Transcribe exactly the lines that fall between the one holding "Before: 240.2 million." and the one holding "## Replace packed", inclusive, from the entries below.

(Stored items)
*** Block opens ***

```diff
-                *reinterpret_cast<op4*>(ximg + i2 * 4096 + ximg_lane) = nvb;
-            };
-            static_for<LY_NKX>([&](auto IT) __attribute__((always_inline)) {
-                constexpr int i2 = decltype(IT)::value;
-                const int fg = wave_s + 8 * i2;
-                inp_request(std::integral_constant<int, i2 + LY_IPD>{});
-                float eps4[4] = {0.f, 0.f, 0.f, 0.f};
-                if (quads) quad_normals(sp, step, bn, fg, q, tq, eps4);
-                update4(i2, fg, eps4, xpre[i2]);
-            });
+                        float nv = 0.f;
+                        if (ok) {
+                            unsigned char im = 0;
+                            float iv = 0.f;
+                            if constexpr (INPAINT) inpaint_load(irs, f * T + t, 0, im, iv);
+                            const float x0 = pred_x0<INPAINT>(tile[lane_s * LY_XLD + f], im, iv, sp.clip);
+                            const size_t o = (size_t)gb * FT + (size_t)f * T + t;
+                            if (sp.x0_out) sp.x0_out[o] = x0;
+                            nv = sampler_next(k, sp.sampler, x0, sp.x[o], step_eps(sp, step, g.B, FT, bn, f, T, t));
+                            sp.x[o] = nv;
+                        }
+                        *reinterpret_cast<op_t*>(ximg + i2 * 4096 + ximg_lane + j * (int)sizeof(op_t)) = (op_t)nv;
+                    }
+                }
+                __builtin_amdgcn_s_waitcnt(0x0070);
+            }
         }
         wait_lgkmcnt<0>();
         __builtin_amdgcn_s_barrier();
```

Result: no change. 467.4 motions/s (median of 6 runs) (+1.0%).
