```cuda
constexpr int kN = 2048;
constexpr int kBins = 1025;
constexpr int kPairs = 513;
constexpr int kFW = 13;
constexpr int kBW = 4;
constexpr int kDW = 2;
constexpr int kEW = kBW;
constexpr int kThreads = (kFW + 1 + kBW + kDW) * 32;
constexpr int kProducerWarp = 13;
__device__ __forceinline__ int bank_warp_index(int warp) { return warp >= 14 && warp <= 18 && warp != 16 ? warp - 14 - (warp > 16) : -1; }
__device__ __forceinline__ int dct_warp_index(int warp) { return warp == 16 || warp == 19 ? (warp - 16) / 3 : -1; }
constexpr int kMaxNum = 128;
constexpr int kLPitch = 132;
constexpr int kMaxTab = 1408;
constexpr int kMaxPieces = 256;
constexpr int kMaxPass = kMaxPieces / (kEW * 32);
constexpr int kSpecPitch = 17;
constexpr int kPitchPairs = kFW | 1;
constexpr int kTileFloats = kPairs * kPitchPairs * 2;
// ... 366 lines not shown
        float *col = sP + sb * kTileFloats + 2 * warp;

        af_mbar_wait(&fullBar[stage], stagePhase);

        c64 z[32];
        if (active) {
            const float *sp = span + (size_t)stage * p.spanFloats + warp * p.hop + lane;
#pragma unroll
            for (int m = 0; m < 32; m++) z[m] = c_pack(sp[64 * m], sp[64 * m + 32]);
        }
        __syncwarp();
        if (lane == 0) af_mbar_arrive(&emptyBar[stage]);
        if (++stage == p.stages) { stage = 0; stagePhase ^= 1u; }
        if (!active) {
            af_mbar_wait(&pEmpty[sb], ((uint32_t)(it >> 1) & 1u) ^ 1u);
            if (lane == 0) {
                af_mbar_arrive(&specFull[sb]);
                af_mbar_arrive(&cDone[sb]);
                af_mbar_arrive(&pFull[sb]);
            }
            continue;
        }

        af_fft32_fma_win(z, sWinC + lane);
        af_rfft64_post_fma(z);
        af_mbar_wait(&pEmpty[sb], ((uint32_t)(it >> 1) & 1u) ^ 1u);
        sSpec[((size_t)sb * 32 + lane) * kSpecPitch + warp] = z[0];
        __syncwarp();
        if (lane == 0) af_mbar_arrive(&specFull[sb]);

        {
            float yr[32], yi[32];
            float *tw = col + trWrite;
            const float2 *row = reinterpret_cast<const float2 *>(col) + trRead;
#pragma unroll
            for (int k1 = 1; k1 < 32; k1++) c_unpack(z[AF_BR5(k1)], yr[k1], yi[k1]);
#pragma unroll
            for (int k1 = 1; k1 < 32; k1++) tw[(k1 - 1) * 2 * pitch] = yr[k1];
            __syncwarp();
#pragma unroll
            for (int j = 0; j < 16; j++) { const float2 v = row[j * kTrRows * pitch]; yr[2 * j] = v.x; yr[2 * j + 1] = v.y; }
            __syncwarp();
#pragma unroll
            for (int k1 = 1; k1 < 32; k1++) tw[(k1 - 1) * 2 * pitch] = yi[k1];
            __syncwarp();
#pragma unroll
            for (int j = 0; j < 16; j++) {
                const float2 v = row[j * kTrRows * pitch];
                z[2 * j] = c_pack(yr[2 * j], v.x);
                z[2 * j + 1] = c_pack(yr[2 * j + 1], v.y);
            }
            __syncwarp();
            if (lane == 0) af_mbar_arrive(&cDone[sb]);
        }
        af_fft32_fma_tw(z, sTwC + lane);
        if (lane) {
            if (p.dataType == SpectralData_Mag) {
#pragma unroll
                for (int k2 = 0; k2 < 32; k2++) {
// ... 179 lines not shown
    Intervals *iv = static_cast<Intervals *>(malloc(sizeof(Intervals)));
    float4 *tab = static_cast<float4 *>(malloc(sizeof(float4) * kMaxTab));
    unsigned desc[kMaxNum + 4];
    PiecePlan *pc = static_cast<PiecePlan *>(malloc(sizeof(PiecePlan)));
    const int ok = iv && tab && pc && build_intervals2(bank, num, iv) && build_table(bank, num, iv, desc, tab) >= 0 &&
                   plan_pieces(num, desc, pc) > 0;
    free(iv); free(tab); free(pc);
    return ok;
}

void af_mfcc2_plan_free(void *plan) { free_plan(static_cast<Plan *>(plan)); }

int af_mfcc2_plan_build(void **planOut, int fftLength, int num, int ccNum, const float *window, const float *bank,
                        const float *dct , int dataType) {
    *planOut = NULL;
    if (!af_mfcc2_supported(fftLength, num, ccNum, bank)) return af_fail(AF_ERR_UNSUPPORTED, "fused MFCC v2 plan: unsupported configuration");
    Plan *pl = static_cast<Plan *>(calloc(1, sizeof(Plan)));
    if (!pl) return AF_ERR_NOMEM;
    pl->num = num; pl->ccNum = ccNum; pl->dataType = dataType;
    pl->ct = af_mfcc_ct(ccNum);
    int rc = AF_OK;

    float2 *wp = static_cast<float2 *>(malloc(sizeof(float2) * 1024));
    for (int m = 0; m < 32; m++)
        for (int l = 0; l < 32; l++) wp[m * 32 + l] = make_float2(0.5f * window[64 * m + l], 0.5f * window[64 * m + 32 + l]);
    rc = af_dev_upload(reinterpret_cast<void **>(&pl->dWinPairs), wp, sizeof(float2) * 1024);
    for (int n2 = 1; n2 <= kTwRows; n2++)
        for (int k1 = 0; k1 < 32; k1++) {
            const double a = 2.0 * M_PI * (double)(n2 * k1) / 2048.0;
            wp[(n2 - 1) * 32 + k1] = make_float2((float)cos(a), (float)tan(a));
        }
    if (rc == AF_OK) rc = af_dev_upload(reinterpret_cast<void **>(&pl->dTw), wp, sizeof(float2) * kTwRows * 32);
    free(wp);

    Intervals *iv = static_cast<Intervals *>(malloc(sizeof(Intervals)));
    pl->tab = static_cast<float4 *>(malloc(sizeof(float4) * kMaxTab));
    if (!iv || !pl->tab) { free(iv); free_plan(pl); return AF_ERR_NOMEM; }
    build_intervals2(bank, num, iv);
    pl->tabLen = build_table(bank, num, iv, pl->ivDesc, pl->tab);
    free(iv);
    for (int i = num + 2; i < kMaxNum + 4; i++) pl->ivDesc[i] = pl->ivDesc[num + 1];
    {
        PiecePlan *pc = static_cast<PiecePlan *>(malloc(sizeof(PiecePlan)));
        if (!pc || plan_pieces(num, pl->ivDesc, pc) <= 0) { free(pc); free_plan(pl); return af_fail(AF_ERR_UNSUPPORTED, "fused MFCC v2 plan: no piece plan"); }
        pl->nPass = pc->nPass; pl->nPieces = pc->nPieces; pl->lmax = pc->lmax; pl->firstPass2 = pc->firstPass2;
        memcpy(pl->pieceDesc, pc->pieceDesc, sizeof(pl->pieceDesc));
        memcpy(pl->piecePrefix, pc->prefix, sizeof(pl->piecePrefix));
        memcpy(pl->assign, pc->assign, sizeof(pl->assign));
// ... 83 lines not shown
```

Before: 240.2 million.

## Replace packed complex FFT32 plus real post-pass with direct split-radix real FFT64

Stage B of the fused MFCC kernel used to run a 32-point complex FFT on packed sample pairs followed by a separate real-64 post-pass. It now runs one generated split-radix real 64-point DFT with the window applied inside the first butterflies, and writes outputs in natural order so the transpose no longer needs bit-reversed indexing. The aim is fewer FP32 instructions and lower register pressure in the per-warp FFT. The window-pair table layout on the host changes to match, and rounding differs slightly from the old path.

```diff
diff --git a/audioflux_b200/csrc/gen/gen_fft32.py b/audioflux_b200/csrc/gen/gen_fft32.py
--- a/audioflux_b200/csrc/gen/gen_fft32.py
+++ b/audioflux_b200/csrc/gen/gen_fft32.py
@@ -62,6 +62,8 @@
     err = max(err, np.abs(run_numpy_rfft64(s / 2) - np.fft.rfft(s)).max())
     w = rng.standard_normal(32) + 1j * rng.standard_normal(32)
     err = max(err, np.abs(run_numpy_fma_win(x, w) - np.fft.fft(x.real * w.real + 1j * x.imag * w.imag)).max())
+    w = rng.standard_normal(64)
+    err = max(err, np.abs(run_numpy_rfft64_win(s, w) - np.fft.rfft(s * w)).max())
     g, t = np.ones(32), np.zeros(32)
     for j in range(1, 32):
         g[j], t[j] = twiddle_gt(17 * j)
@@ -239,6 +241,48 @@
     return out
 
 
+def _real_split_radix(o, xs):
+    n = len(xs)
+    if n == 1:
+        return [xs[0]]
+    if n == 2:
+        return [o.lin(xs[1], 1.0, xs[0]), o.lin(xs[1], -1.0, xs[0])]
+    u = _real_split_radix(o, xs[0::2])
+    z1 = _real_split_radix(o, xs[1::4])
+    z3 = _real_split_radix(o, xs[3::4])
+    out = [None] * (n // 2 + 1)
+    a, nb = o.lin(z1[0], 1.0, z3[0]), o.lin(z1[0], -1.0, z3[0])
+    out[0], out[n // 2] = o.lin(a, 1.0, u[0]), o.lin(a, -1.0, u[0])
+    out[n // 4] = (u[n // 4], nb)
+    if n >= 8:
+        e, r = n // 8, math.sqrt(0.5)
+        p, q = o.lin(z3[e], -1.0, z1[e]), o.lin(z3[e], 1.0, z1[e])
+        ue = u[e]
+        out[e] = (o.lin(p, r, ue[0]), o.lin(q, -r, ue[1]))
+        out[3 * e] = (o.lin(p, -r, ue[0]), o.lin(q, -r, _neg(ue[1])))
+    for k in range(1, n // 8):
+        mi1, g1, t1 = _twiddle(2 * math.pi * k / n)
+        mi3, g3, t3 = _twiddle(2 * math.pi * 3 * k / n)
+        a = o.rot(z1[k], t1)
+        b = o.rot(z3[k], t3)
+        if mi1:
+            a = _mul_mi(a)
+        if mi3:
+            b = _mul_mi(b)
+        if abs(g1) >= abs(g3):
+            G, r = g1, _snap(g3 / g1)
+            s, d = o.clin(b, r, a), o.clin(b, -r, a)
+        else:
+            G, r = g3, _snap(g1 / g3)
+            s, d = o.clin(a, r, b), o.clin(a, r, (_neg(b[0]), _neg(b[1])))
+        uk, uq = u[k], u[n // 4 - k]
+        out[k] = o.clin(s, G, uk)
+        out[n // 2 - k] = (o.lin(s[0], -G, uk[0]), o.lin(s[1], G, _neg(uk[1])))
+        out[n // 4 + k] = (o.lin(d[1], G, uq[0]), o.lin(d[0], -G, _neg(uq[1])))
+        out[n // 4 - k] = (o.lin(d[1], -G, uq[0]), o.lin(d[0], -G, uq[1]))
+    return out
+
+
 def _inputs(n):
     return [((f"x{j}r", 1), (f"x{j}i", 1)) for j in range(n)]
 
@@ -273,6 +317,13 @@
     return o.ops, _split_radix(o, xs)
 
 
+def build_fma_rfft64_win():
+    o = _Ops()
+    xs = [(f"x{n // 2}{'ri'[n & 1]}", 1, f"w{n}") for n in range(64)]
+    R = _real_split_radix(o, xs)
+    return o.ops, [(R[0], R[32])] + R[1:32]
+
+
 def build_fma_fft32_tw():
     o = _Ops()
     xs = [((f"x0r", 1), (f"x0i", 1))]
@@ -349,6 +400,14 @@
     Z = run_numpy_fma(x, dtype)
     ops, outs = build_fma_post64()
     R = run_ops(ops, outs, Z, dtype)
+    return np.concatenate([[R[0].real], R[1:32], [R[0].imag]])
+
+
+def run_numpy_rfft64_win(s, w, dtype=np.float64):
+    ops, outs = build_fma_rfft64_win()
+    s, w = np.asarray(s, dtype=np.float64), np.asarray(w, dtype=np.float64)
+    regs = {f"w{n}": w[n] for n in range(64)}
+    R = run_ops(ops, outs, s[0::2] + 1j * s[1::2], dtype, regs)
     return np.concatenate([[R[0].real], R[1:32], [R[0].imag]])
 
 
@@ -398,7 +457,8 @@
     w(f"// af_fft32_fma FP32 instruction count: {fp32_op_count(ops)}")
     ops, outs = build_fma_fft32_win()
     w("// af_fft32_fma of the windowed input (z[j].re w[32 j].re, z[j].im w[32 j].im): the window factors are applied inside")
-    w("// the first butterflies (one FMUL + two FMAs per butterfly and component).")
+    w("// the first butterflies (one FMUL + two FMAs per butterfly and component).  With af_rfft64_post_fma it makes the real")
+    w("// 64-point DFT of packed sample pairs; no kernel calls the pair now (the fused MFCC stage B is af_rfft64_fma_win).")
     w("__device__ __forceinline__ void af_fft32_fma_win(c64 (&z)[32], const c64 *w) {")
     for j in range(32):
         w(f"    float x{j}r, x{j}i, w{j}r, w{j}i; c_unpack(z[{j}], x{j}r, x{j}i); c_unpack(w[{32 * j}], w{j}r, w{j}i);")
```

*** Block closes ***

_Your solution:_
Before: 240.2 million.

## Replace packed complex FFT32 plus real post-pass with direct split-radix real FFT64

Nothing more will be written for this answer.